GOAL OF THE EXERCISE ▸
The records below should be printed once more, exactly as they appear.

------------------------------------

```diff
-    def op_conv(self, name, x_nhwc, stride=1, pad=0, dil=1, replicate=False, act=ACT_NONE, slope=0.0, residual=None):
+    def op_conv(self, name, x_nhwc, stride=1, pad=0, dil=1, replicate=False, act=ACT_NONE, slope=0.0, residual=None, *,
+                x1=None, out=None, out_co=0, scale=1.0, act2=ACT_NONE, gru_zr=None, gru_h=None):
         m = self.conv_meta[name]
-        N, H, W, _ = x_nhwc.shape
+        x0, c0, n0 = (x_nhwc, 0, m["cin_g"]) if torch.is_tensor(x_nhwc) else x_nhwc
+        x1, c1, n1 = (None, 0, 0) if x1 is None else x1
+        N, H, W = x0.shape[:3]
         kh, kw = m["kh"], m["kw"]
-        OH = (H + 2 * pad - dil * (kh - 1) - 1) // stride + 1
-        OW = (W + 2 * pad - dil * (kw - 1) - 1) // stride + 1
-        out = torch.empty(N, OH, OW, m["cout_g"] * m["groups"], device=self.device, dtype=torch.float16)
-        self._check(self.lib.pp_op_conv(self.h, name.encode(), _ptr(x_nhwc), N, H, W, stride, pad, dil, int(replicate),
-                                        act, float(slope), _ptr(residual), _ptr(out), self._stream()))
+        ph, pw = pad if isinstance(pad, tuple) else (pad, pad)
+        OH = (H + 2 * ph - dil * (kh - 1) - 1) // stride + 1
+        OW = (W + 2 * pw - dil * (kw - 1) - 1) // stride + 1
+        if out is None:
+            out = torch.empty(N, OH, OW, m["cout_g"] * m["groups"], device=self.device, dtype=torch.float16)
+        epi, a0, a0_co, a1, a1_co = self.EPI_STD, None, 0, None, 0
+        if residual is not None:
+            a0, a0_co = (residual, 0) if torch.is_tensor(residual) else residual
+        if gru_zr is not None:
+            epi, (a0, a0_co, a1, a1_co) = self.EPI_GRU_ZR, gru_zr
+        if gru_h is not None:
+            epi, (a0, a0_co, a1, a1_co) = self.EPI_GRU_H, gru_h
+        cs = lambda t: 0 if t is None else t.shape[-1]
+        self._check(self.lib.pp_op_conv(
+            self.h, name.encode(), _ptr(x0), cs(x0), c0, n0, _ptr(x1), cs(x1), c1, n1, N, H, W, stride, stride, ph, pw,
+            dil, dil, int(replicate), epi, act, float(slope), float(scale), act2, _ptr(a0), cs(a0), a0_co, _ptr(a1), cs(a1),
+            a1_co, _ptr(out), cs(out), out_co, self._stream()))
         return out
 
     def op_corr_lookup(self, levels, coords, h8, w8):
diff --git a/include/propainter_b200.h b/include/propainter_b200.h
--- a/include/propainter_b200.h
+++ b/include/propainter_b200.h
@@ -84,8 +84,10 @@
 PP_API int pp_profile_enable(pp_handle h, int on);
 PP_API int pp_profile_dump(pp_handle h, char* buf, size_t cap);
 
-PP_API int pp_op_conv(pp_handle h, const char* name, const void* x_f16, int N, int H, int W, int stride, int pad, int dil,
-               int replicate, int act, float slope, const void* residual_f16, void* out_f16, void* stream);
+PP_API int pp_op_conv(pp_handle h, const char* name, const void* x0, int x0_cs, int x0_co, int x0_ch, const void* x1,
+                      int x1_cs, int x1_co, int x1_ch, int N, int H, int W, int sh, int sw, int ph, int pw, int dh, int dw,
+                      int replicate, int epi, int act, float slope, float scale, int act2, const void* aux0, int aux0_cs,
+                      int aux0_co, void* aux1, int aux1_cs, int aux1_co, void* out, int out_cs, int out_co, void* stream);
 PP_API int pp_op_corr_lookup(pp_handle h, const void* l0, const void* l1, const void* l2, const void* l3,
                       const float* coords, void* out_f16, long long nq, int h8, int w8, void* stream);
 PP_API int pp_op_conv_tf32(pp_handle h, const char* name, const float* x0, int x0_C, int x0_co, int x0_ch, const float* x1,
```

------------------------------------

WRITTEN SOLUTION ▸
```diff
-    def op_conv(self, name, x_nhwc, stride=1, pad=0, dil=1, replicate=False, act=ACT_NONE, slope=0.0, residual=None):
+    def op_conv(self, name, x_nhwc, stride=1, pad=0, dil=1, replicate=False, act=ACT_NONE, slope=0.0, residual=None, *,
+                x1=None, out=None, out_co=0, scale=1.0, act2=ACT_NONE, gru_zr=None, gru_h=None):
         m = self.conv_meta[name]
-        N, H, W, _ = x_nhwc.shape
+        x0, c0, n0 = (x_nhwc, 0, m["cin_g"]) if torch.is_tensor(x_nhwc) else x_nhwc
+        x1, c1, n1 = (None, 0, 0) if x1 is None else x1
+        N, H, W = x0.shape[:3]
         kh, kw = m["kh"], m["kw"]
-        OH = (H + 2 * pad - dil * (kh - 1) - 1) // stride + 1
-        OW = (W + 2 * pad - dil * (kw - 1) - 1) // stride + 1
-        out = torch.empty(N, OH, OW, m["cout_g"] * m["groups"], device=self.device, dtype=torch.float16)
-        self._check(self.lib.pp_op_conv(self.h, name.encode(), _ptr(x_nhwc), N, H, W, stride, pad, dil, int(replicate),
-                                        act, float(slope), _ptr(residual), _ptr(out), self._stream()))
+        ph, pw = pad if isinstance(pad, tuple) else (pad, pad)
+        OH = (H + 2 * ph - dil * (kh - 1) - 1) // stride + 1
+        OW = (W + 2 * pw - dil * (kw - 1) - 1) // stride + 1
+        if out is None:
+            out = torch.empty(N, OH, OW, m["cout_g"] * m["groups"], device=self.device, dtype=torch.float16)
+        epi, a0, a0_co, a1, a1_co = self.EPI_STD, None, 0, None, 0
+        if residual is not None:
+            a0, a0_co = (residual, 0) if torch.is_tensor(residual) else residual
+        if gru_zr is not None:
+            epi, (a0, a0_co, a1, a1_co) = self.EPI_GRU_ZR, gru_zr
+        if gru_h is not None:
+            epi, (a0, a0_co, a1, a1_co) = self.EPI_GRU_H, gru_h
+        cs = lambda t: 0 if t is None else t.shape[-1]
+        self._check(self.lib.pp_op_conv(
+            self.h, name.encode(), _ptr(x0), cs(x0), c0, n0, _ptr(x1), cs(x1), c1, n1, N, H, W, stride, stride, ph, pw,
+            dil, dil, int(replicate), epi, act, float(slope), float(scale), act2, _ptr(a0), cs(a0), a0_co, _ptr(a1), cs(a1),
+            a1_co, _ptr(out), cs(out), out_co, self._stream()))
         return out
 
     def op_corr_lookup(self, levels, coords, h8, w8):
diff --git a/include/propainter_b200.h b/include/propainter_b200.h
--- a/include/propainter_b200.h
+++ b/include/propainter_b200.h
@@ -84,8 +84,10 @@
 PP_API int pp_profile_enable(pp_handle h, int on);
 PP_API int pp_profile_dump(pp_handle h, char* buf, size_t cap);
 
-PP_API int pp_op_conv(pp_handle h, const char* name, const void* x_f16, int N, int H, int W, int stride, int pad, int dil,
-               int replicate, int act, float slope, const void* residual_f16, void* out_f16, void* stream);
+PP_API int pp_op_conv(pp_handle h, const char* name, const void* x0, int x0_cs, int x0_co, int x0_ch, const void* x1,
+                      int x1_cs, int x1_co, int x1_ch, int N, int H, int W, int sh, int sw, int ph, int pw, int dh, int dw,
+                      int replicate, int epi, int act, float slope, float scale, int act2, const void* aux0, int aux0_cs,
+                      int aux0_co, void* aux1, int aux1_cs, int aux1_co, void* out, int out_cs, int out_co, void* stream);
 PP_API int pp_op_corr_lookup(pp_handle h, const void* l0, const void* l1, const void* l2, const void* l3,
                       const float* coords, void* out_f16, long long nq, int h8, int w8, void* stream);
 PP_API int pp_op_conv_tf32(pp_handle h, const char* name, const float* x0, int x0_C, int x0_co, int x0_ch, const float* x1,
```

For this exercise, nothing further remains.